Pub Date: March 2nd, 1965
Publisher: Beacon

Sole surviving male of an upper-middle-class Chinese family, Mr. Lo enjoyed a childhood of comparative luxury with nothing more serious to worry about than his classical studies and the care of his many pets. As the Japanese war-cloud began to loom, however, even his quiet neighborhood in the British concession of Tientsin began to stir with the activity of the student underground. He was called up during his first year of high school for a brief period of army training, and though he regretted becoming embroiled in politics, he could not resist a rising surge of patriotism and threw in his lot with the terrorist underground.
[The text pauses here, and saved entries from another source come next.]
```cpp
constexpr uint32_t LINK_THREADS = 256;
constexpr uint32_t LINK_SPLIT = 128;
constexpr uint32_t LINK_MAX_SUB = KMAX / LINK_SPLIT + 2;

struct alignas( 16 ) LinkShared
{
    uint16_t ssucc[SEG_STRIDE];
    uint32_t subLen[LINK_MAX_SUB];
    uint16_t subNext[LINK_MAX_SUB];
    uint32_t subOff[LINK_MAX_SUB];
    uint32_t subCnt[LINK_MAX_SUB];
    uint32_t subRank[LINK_MAX_SUB];
};

__device__ __forceinline__ void
link_block( BlockMeta*                   meta,
            const uint32_t* __restrict__ seg_len,
            const uint32_t* __restrict__ seg_succ,
            uint2* __restrict__          chain,
            uint16_t* __restrict__       ssucc,
            uint32_t* __restrict__       subLen,
            uint16_t* __restrict__       subNext,
            uint32_t* __restrict__       subOff,
            uint32_t* __restrict__       subCnt,
            uint32_t* __restrict__       subRank )
{
    const uint32_t b = blockIdx.x;
    const BlockMeta mt = meta[b];
    if ( !mt.walk_ok ) return;
    const uint32_t nseg = mt.nseg, N = mt.n, stride = mt.seg_stride, origPtr = mt.orig_ptr;
    const uint32_t k0 = ( N + stride - 1 ) / stride;
    const size_t base = (size_t)b * SEG_STRIDE;
    const uint32_t first = ( origPtr % stride != 0 ) ? k0 : origPtr / stride;
    const uint32_t tid = threadIdx.x;

    for ( uint32_t j = tid; j < nseg; j += LINK_THREADS ) {
        const uint32_t s = seg_succ[base + j];
        ssucc[j] = (uint16_t)( s < nseg ? s : 0xFFFFu );
    }
    const uint32_t nSplit = ( nseg + LINK_SPLIT - 1 ) / LINK_SPLIT;
    const bool firstExtra = first % LINK_SPLIT != 0;
    const uint32_t nSub = nSplit + ( firstExtra ? 1u : 0u );
    const auto splitterOf = [&] ( uint32_t seg ) -> uint32_t {
        if ( seg == first && firstExtra ) return nSplit;
        return seg % LINK_SPLIT == 0 ? seg / LINK_SPLIT : 0xFFFFu;
    };
    for ( uint32_t s = tid; s < LINK_MAX_SUB; s += LINK_THREADS ) subOff[s] = INVALID_OFF;
    __syncthreads();

    constexpr uint32_t AHEAD = 8;
    for ( uint32_t s = tid; s < nSub; s += LINK_THREADS ) {
        uint32_t cur = s < nSplit ? s * LINK_SPLIT : first;
        uint32_t sum = 0, steps = 0, nextSub = 0xFFFFu;
        bool more = true;
        while ( more ) {
            uint32_t nodes[AHEAD];
            uint32_t m = 0;
#pragma unroll
            for ( uint32_t k = 0; k < AHEAD; ++k ) {
                nodes[k] = cur;
                if ( more ) {
                    m = k + 1;
                    cur = ssucc[cur];
                    ++steps;
                    if ( cur == 0xFFFFu || steps > nseg ) {
                        more = false;
                    } else {
                        nextSub = splitterOf( cur );
                        more = nextSub == 0xFFFFu;
                    }
                }
            }
#pragma unroll
            for ( uint32_t k = 0; k < AHEAD; ++k ) {
                if ( k < m ) sum += seg_len[base + nodes[k]];
            }
        }
        subLen[s] = sum;
        subCnt[s] = steps;
        subNext[s] = (uint16_t)nextSub;
    }
    __syncthreads();

    if ( tid == 0 ) {
        const uint32_t start = firstExtra ? nSplit : first / LINK_SPLIT;
        uint32_t s = start, off = 0, visited = 0, rank = 0;
        bool ok = true;
        do {
            subOff[s] = off;
            subRank[s] = rank;
            off += subLen[s];
            rank += subCnt[s];
            s = subNext[s];
            ++visited;
            if ( s == 0xFFFFu || visited > nSub || off > N ) { ok = false; break; }
        } while ( s != start );
        meta[b].cycle_len = off;
        meta[b].nchain = rank;
        if ( !ok || off == 0 ) {
            meta[b].status = ST_CRC;
            meta[b].walk_ok = 0;
        }
    }
    __syncthreads();

    for ( uint32_t s = tid; s < nSub; s += LINK_THREADS ) {
        uint32_t off = subOff[s];
        if ( off == INVALID_OFF ) continue;
        uint32_t cur = s < nSplit ? s * LINK_SPLIT : first;
        uint32_t steps = 0;
        uint32_t rank = subRank[s];
        bool more = true;
        while ( more ) {
            uint32_t nodes[AHEAD], lens[AHEAD];
            uint32_t m = 0;
#pragma unroll
            for ( uint32_t k = 0; k < AHEAD; ++k ) {
                nodes[k] = cur;
                if ( more ) {
                    m = k + 1;
                    cur = ssucc[cur];
                    ++steps;
                    more = !( cur == 0xFFFFu || steps > nseg || splitterOf( cur ) != 0xFFFFu );
                }
            }
#pragma unroll
            for ( uint32_t k = 0; k < AHEAD; ++k ) lens[k] = k < m ? seg_len[base + nodes[k]] : 0u;
#pragma unroll
            for ( uint32_t k = 0; k < AHEAD; ++k ) {
                if ( k < m ) {
                    const uint32_t len = lens[k];
                    chain[base + rank] = make_uint2( off | ( nodes[k] << 20 ), len | ( ( nodes[k] >> 12 ) << 20 ) );
                    ++rank;
                    off += len;
                }
            }
        }
    }
}

__global__ __launch_bounds__( LINK_THREADS ) void
k_link2( BlockMeta*                   meta,
         const uint32_t* __restrict__ seg_len,
         const uint32_t* __restrict__ seg_succ,
         uint2* __restrict__          chain )
{
    extern __shared__ __attribute__( ( aligned( 16 ) ) ) uint8_t ldsAtLaunch[];
    auto& shared = *reinterpret_cast<LinkShared*>( ldsAtLaunch );
    link_block( meta, seg_len, seg_succ, chain, shared.ssucc, shared.subLen, shared.subNext, shared.subOff,
                shared.subCnt, shared.subRank );
}

__global__ __launch_bounds__( WALK_THREADS ) void
k_walk( const BlockMeta* __restrict__ meta,
         const uint32_t* __restrict__  tab_buf,
         WalkPlan*                     plan,
         const uint32_t* __restrict__  blk,
         const uint32_t* __restrict__  pre,
         uint32_t*                     seg_len,
         uint32_t*                     seg_succ,
         uint32_t                      chunk,
         uint32_t*                     stash,
         uint32_t*                     seg_cont )
{
    __shared__ uint32_t sBase, sNext, sK0;
    const uint32_t tid = threadIdx.x;
    const uint32_t lane = tid & 63u;
    uint32_t xcc;
    asm volatile( "s_getreg_b32 %0, hwreg(HW_REG_XCC_ID)" : "=s"( xcc ) );
    xcc &= WALK_QUEUES - 1;

    for ( uint32_t attempt = 0; attempt < WALK_QUEUES; ++attempt ) {
        const uint32_t q = ( xcc + attempt ) & ( WALK_QUEUES - 1 );
        const uint32_t qb = plan->q_begin[q], qe = plan->q_begin[q + 1];
        const uint32_t total = plan->q_total[q];
        if ( total == 0 ) continue;
        for ( ;; ) {
            __syncthreads();
            if ( tid == 0 ) {
                const uint32_t base = atomicAdd( &plan->ctr[q], chunk );
                sBase = base;
                uint32_t lo = qb, hi = qe;
                while ( hi - lo > 1 ) {
                    const uint32_t mid = ( lo + hi ) >> 1;
                    if ( pre[mid] <= base ) lo = mid; else hi = mid;
                }
                sK0 = lo;
            }
            __syncthreads();
            uint32_t base = sBase;
            if ( base >= total ) break;
            const uint32_t claimEnd = total - base < chunk ? total : base + chunk;
            uint32_t k = sK0;
            while ( base < claimEnd ) {
                while ( k + 1 < qe && base >= pre[k + 1] ) ++k;
                const uint32_t runEnd = ( k + 1 < qe && pre[k + 1] < claimEnd ) ? pre[k + 1] : claimEnd;
                const uint32_t cnt = runEnd - base;
                const uint32_t b = blk[k];
                const uint32_t j0 = base - pre[k];
                const uint32_t N = meta[b].n, stride = meta[b].seg_stride, origPtr = meta[b].orig_ptr;
                const uint32_t k0 = ( N + stride - 1 ) / stride;
                const uint32_t* const tab = tab_buf + (size_t)b * TAB_STRIDE;
                const size_t segBase = (size_t)b * SEG_STRIDE;
                uint32_t* const stashOfBlock = stash + segBase * ( STASH_BYTES / 4 );
                __syncthreads();
                if ( tid == 0 ) sNext = WALK_THREADS;
                __syncthreads();

                uint32_t my = tid;
                bool idle = true;
                uint32_t j = 0, p = 0, e = 0, len = 0, piece = 0;
                for ( ;; ) {
                    if ( idle && my < cnt ) {
                        j = j0 + my;
                        p = j < k0 ? j * stride : origPtr;
                        e = tab[p];
                        len = 0;
                        piece = 0;
                        idle = false;
                    }
                    if ( __ballot( !idle ) == 0 ) break;
                    if ( !idle ) {
                        uint32_t w[4] = { 0, 0, 0, 0 };
                        bool done = false;
                        if ( piece == STASH_BYTES / 16 ) __builtin_nontemporal_store( p, seg_cont + segBase + j );
#pragma unroll
                        for ( uint32_t i = 0; i < 16; i += 4 ) {
                            if ( !done ) {
#pragma unroll
                                for ( uint32_t s4 = i; s4 < i + 4; ++s4 ) {
                                    const uint32_t live = done ? 0u : 1u;
                                    w[s4 >> 2] |= done ? 0u : ( e & 0xFFu ) << ( 8 * ( s4 & 3u ) );
                                    len += live;
// ... 159 lines not shown
```

Before: 34560.

## Prefetch Huffman words, pack BWT histograms, and two-level parallel chain linking

Three independent changes. The Huffman symbol decoder now keeps a small register window of upcoming input words, so each refill uses a word loaded earlier instead of waiting on a fresh global load. The BWT histogram kernels replace the per-wave 256-bin atomics with 128 packed 16-bit counter pairs replicated across four copies, aiming to cut LDS atomic contention, and sum the copies when reading. The link stage uses finer splitters, has each thread walk four chains with lookahead, and adds a super-run level so the serial prefix walk on thread 0 covers far fewer nodes, falling back to the serial sub-walk when that fails; the added complexity risks correctness on edge cycles.

```diff
diff --git a/indexed_bzip2_amd/csrc/bz2_hscan.hip.h b/indexed_bzip2_amd/csrc/bz2_hscan.hip.h
--- a/indexed_bzip2_amd/csrc/bz2_hscan.hip.h
+++ b/indexed_bzip2_amd/csrc/bz2_hscan.hip.h
@@ -13,6 +13,7 @@
 constexpr uint32_t LEN_STOP = 0x80u;
 constexpr uint32_t SYM_THREADS = 128;
 constexpr uint32_t SYM_CHUNKS = 4;
+constexpr uint32_t SYM_AHEAD = 2;
 
 struct alignas( 16 ) HuffTables
 {
@@ -1107,6 +1108,9 @@
         uint64_t buf = ( ( (uint64_t)be32( words[w] ) << 32 ) | be32( words[w + 1] ) ) << ( pos & 31u );
         uint32_t have = 64 - ( pos & 31u );
         w += 2;
+        uint32_t ahead[SYM_AHEAD];
+#pragma unroll
+        for ( uint32_t k = 0; k < SYM_AHEAD; ++k ) ahead[k] = words[w + k];
         const uint16_t* const lut = sh.tabs.lut[t];
         const uint32_t mm = sh.tabs.minmax[t];
         const uint32_t maxLen = mm >> 8;
@@ -1116,8 +1120,11 @@
         bool finished = false;
         for ( uint32_t j = 0; j < GROUP_SYMS; ++j ) {
             if ( have <= 32 ) {
-                buf |= (uint64_t)be32( words[w] ) << ( 32 - have );
+                buf |= (uint64_t)be32( ahead[0] ) << ( 32 - have );
                 have += 32;
+#pragma unroll
+                for ( uint32_t k = 0; k + 1 < SYM_AHEAD; ++k ) ahead[k] = ahead[k + 1];
+                ahead[SYM_AHEAD - 1] = words[w + SYM_AHEAD];
                 ++w;
             }
             uint32_t e = lut[(uint32_t)( buf >> ( 64 - SCAN_LUT_BITS ) )];
diff --git a/indexed_bzip2_amd/csrc/bz2_kernels.hip.h b/indexed_bzip2_amd/csrc/bz2_kernels.hip.h
--- a/indexed_bzip2_amd/csrc/bz2_kernels.hip.h
+++ b/indexed_bzip2_amd/csrc/bz2_kernels.hip.h
@@ -203,13 +203,47 @@
     return __popcll( mask & ( ( 1ull << lane ) - 1ull ) );
 }
 
+constexpr uint32_t BWT_COPIES = 4;
+constexpr uint32_t BWT_COUNTER_WORDS = BWT_WAVES * BWT_COPIES * 128;
+static_assert( ( ( MAX_N + BWT_WAVES - 1 ) / BWT_WAVES + 255u ) / 256u * 256u < 65536u, "a chunk's counts fit 16 bits" );
+
+__device__ __forceinline__ void
+bwt_count_chunk( const uint8_t* __restrict__ L, uint32_t begin, uint32_t end, uint32_t* counters, uint32_t wave, uint32_t lane )
+{
+    uint32_t* const mine = counters + ( wave * BWT_COPIES + lane % BWT_COPIES ) * 128;
+    for ( uint32_t base = begin; base < end; base += 256 ) {
+        const uint32_t i = base + 4 * lane;
+        if ( i < end ) {
+            const uint32_t v = *reinterpret_cast<const uint32_t*>( L + i );
+            const uint32_t nb = end - i < 4 ? end - i : 4;
+            for ( uint32_t k = 0; k < nb; ++k ) {
+                const uint32_t c = ( v >> ( 8 * k ) ) & 0xFF;
+                atomicAdd( &mine[c & 127u], 1u << ( ( c >> 3 ) & 16u ) );
+            }
+        }
+    }
+}
+
+__device__ __forceinline__ uint32_t
+bwt_count_of( const uint32_t* counters, uint32_t wave, uint32_t c )
+{
+    uint32_t sum = 0;
+#pragma unroll
+    for ( uint32_t copy = 0; copy < BWT_COPIES; ++copy ) {
+        sum += ( counters[( wave * BWT_COPIES + copy ) * 128 + ( c & 127u )] >> ( ( c >> 3 ) & 16u ) ) & 0xFFFFu;
+    }
+    return sum;
+}
+
 __global__ __launch_bounds__( 1024 ) void
 k_bwt_build( const BlockMeta* __restrict__ meta,
              const uint8_t* __restrict__   l_buf,
              uint32_t* __restrict__        tab_buf )
 {
-    __shared__ uint32_t hist[BWT_WAVES][256];
-    __shared__ uint32_t tot[256];
+    __shared__ uint32_t lds[BWT_COUNTER_WORDS];
+    uint32_t ( * const hist )[256] = reinterpret_cast<uint32_t ( * )[256]>( lds );
+    uint32_t* const tot = lds + BWT_WAVES * 256;
+    static_assert( BWT_WAVES * 256 + 256 <= BWT_COUNTER_WORDS );
     const uint32_t b = blockIdx.x;
     const BlockMeta mt = meta[b];
     if ( !mt.walk_ok ) return;
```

In garish detail, he tells of the activities of the Tuan of which he became a part and eventually a leader. Inevitably, he was captured; his description of the tortures of the infamous Bridge House prison cannot be read without empathy. Relatives arranged his release, only to learn that he had been jailed a second time soon afterward. Ultimately, he found it necessary to flee the country, and by a roundabout route finally to settle in America, where he subsists by teaching the Mandarin language. He reflects back over the values of the Old China, and pleads that she be remembered. ""Nothing that was in China is the same, or will ever be the same again. I want at least to put down what I remember as exactly as I can."" With flashes of real charm, this is another piece in the tragic mosaic of World War II.